Pair Corralation between Academy Sports and Hafnia

Considering the 90-day investment horizon Academy Sports Outdoors is expected to generate 1.66 times more return on investment than Hafnia. However, Academy Sports is 1.66 times more volatile than Hafnia Limited. It trades about 0.14 of its potential returns per unit of risk. Hafnia Limited is currently generating about 0.16 per unit of risk. If you would invest  3,877  in Academy Sports Outdoors on May 7, 2025 and sell it today you would earn a total of  1,211  from holding Academy Sports Outdoors or generate 31.24% return on investment over 90 days.
Time Period3 Months [change]
DirectionMoves Together 
StrengthSignificant
Accuracy100.0%
ValuesDaily Returns

Academy Sports Outdoors  vs.  Hafnia Limited

 Performance 
       Timeline  
Academy Sports Outdoors 

Risk-Adjusted Performance

Good

 
Weak
 
Strong
Compared to the overall equity markets, risk-adjusted returns on investments in Academy Sports Outdoors are ranked lower than 11 (%) of all global equities and portfolios over the last 90 days. In spite of very unfluctuating basic indicators, Academy Sports displayed solid returns over the last few months and may actually be approaching a breakup point.
Hafnia Limited 

Risk-Adjusted Performance

Good

 
Weak
 
Strong
Compared to the overall equity markets, risk-adjusted returns on investments in Hafnia Limited are ranked lower than 12 (%) of all global equities and portfolios over the last 90 days. In spite of very fragile technical and fundamental indicators, Hafnia displayed solid returns over the last few months and may actually be approaching a breakup point.

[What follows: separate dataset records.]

hipError_t launch_pred_scan(const PredProgram* prog, const ScanCols& cols, const ScanBitmaps& bm, int64_t n_rows,
                            int64_t rows_per_range, int32_t nranges, PredPartial* acc, int32_t lds_bytes, hipStream_t st,
                            bool has_regex);
hipError_t launch_column_scan(int32_t variant, const ColTask* tasks, int32_t ntasks, int32_t part_base,
                              const ScanCols& cols, const ScanBitmaps& bm, int64_t n_rows, int64_t rows_per_range,
                              int32_t nranges, ColPartial* partials, uint32_t* hll_acc, bool long_str, hipStream_t st);
hipError_t launch_pair_scan(const PairWG* wgs, int32_t nwg, const ScanCols& cols, const ScanBitmaps& bm,
                            const uint32_t* ones, int64_t n_rows, int64_t rows_per_range, int32_t nranges,
                            CorrPartial* pair_part, ColPartial* col_part, int32_t* redo, bool all_f64, bool ring,
                            bool minmax, hipStream_t st);
hipError_t pair_scan_residency(bool all_f64, bool ring, bool minmax, int32_t* per_cu);
hipError_t launch_finalize(int32_t ncol, int32_t nranges_col, const ColPartial* col_part, ColPartial* col_acc,
                           int32_t npair, int32_t nranges_pair, const CorrPartial* pair_part, CorrPartial* pair_acc,
                           int32_t has_pred, int32_t nranges_pred, const PredPartial* pred_part, PredPartial* pred_acc, const FinRanges& fr, int64_t* rare_dev, int64_t* rare_host,
                           hipStream_t st);
hipError_t launch_init_acc(ColPartial* col_acc, int32_t ncol, CorrPartial* pair_acc, int32_t npair, int64_t* rare_dev,
                           hipStream_t st);

static thread_local char g_err[1024] = "";
static thread_local bool g_capacity = false;

dq_status set_error(dq_status code, const char* fmt, ...) {
  va_list ap;
  va_start(ap, fmt);
  std::vsnprintf(g_err, sizeof(g_err), fmt, ap);
  va_end(ap);
  return code;
}

static dq_status cap_error(const char* fmt, ...) {
// ... 546 lines not shown
  int32_t* d_pair_redo = nullptr;
  char* h_stage = nullptr;
  int64_t* d_rare_dev = nullptr;
  int64_t* h_rare = nullptr;
  int64_t* d_rare = nullptr;
  std::vector<uint8_t> str_long;
  int32_t str_path = 0;
  int64_t prev_rows = 0;
  size_t h_stage_bytes = 0;
  PredProgram* d_prog = nullptr;
  ColPartial* d_col_part = nullptr;
  CorrPartial* d_pair_part = nullptr;
  PredPartial* d_pred_part = nullptr;
  ColPartial* d_col_acc = nullptr;
  uint32_t* d_hll_acc = nullptr;
  CorrPartial* d_pair_acc = nullptr;
  PredPartial* d_pred_acc = nullptr;
  uint64_t* d_where_bits[kMaxWhere] = {nullptr};
  int64_t where_cap_words = 0;
  uint32_t* d_ones = nullptr;
  int64_t ones_cap_words = 0;

  int64_t total_rows = 0;
  int64_t next_chunk = 0;

  bool timing = false;
  std::vector<hipEvent_t> ev_pool;
  struct Pending { int kernel; hipEvent_t a, b; };
  std::vector<Pending> pending;
  static constexpr int kTimers = 16 + kNumVariants;
// ... 40 lines not shown
  HIP_TRY(fn());
  if (p->timing) {
    HIP_TRY(hipEventRecord(b, st));
    p->pending.push_back({kernel, a, b});
  }
  return DQ_OK;
}

static dq_status free_plan_mem(dq_plan* p) {
  for (auto& q : p->pending) { p->ev_pool.push_back(q.a); p->ev_pool.push_back(q.b); }
  p->pending.clear();
  for (hipEvent_t e : p->ev_pool) (void)hipEventDestroy(e);
  p->ev_pool.clear();
  void* ptrs[] = {p->d_col_tasks, p->d_pair_tasks, p->d_pair_wgs, p->d_prog, p->d_col_part, p->d_pair_part,
                  p->d_pred_part, p->d_col_acc, p->d_hll_acc, p->d_pair_acc, p->d_pred_acc, p->d_regex, p->d_pair_redo,
                  p->d_rare_dev};
  for (void* q : ptrs)
    if (q) (void)hipFree(q);
  for (int i = 0; i < kMaxWhere; ++i)
    if (p->d_where_bits[i]) (void)hipFree(p->d_where_bits[i]);
  if (p->d_ones) (void)hipFree(p->d_ones);
  if (p->h_rare) (void)hipHostFree(p->h_rare);
  p->h_rare = p->d_rare = nullptr;
  if (p->h_stage) (void)hipHostFree(p->h_stage);
  p->h_stage = nullptr;
  p->h_stage_bytes = 0;
  return DQ_OK;
}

Academy Sports and Hafnia Volatility Contrast

   Predicted Return Density   
       Returns  

Pair Trading with Academy Sports and Hafnia

The main advantage of trading using opposite Academy Sports and Hafnia positions is that it hedges away some unsystematic risk. Because of two separate transactions, even if Academy Sports position performs unexpectedly, Hafnia can make up some of the losses. Pair trading also minimizes risk from directional movements in the market. For example, if an entire industry or sector drops because of unexpected headlines, the short position in Hafnia will offset losses from the drop in Hafnia's long position.
The idea behind Academy Sports Outdoors and Hafnia Limited pairs trading is to make the combined position market-neutral, meaning the overall market's direction will not affect its win or loss (or potential downside or upside). This can be achieved by designing a pairs trade with two highly correlated stocks or equities that operate in a similar space or sector, making it possible to obtain profits through simple and relatively low-risk investment.
Check out your portfolio center.
Note that this page's information should be used as a complementary analysis to find the right mix of equity instruments to add to your existing portfolios or create a brand new portfolio. You can also try the Portfolio Suggestion module to get suggestions outside of your existing asset allocation including your own model portfolios.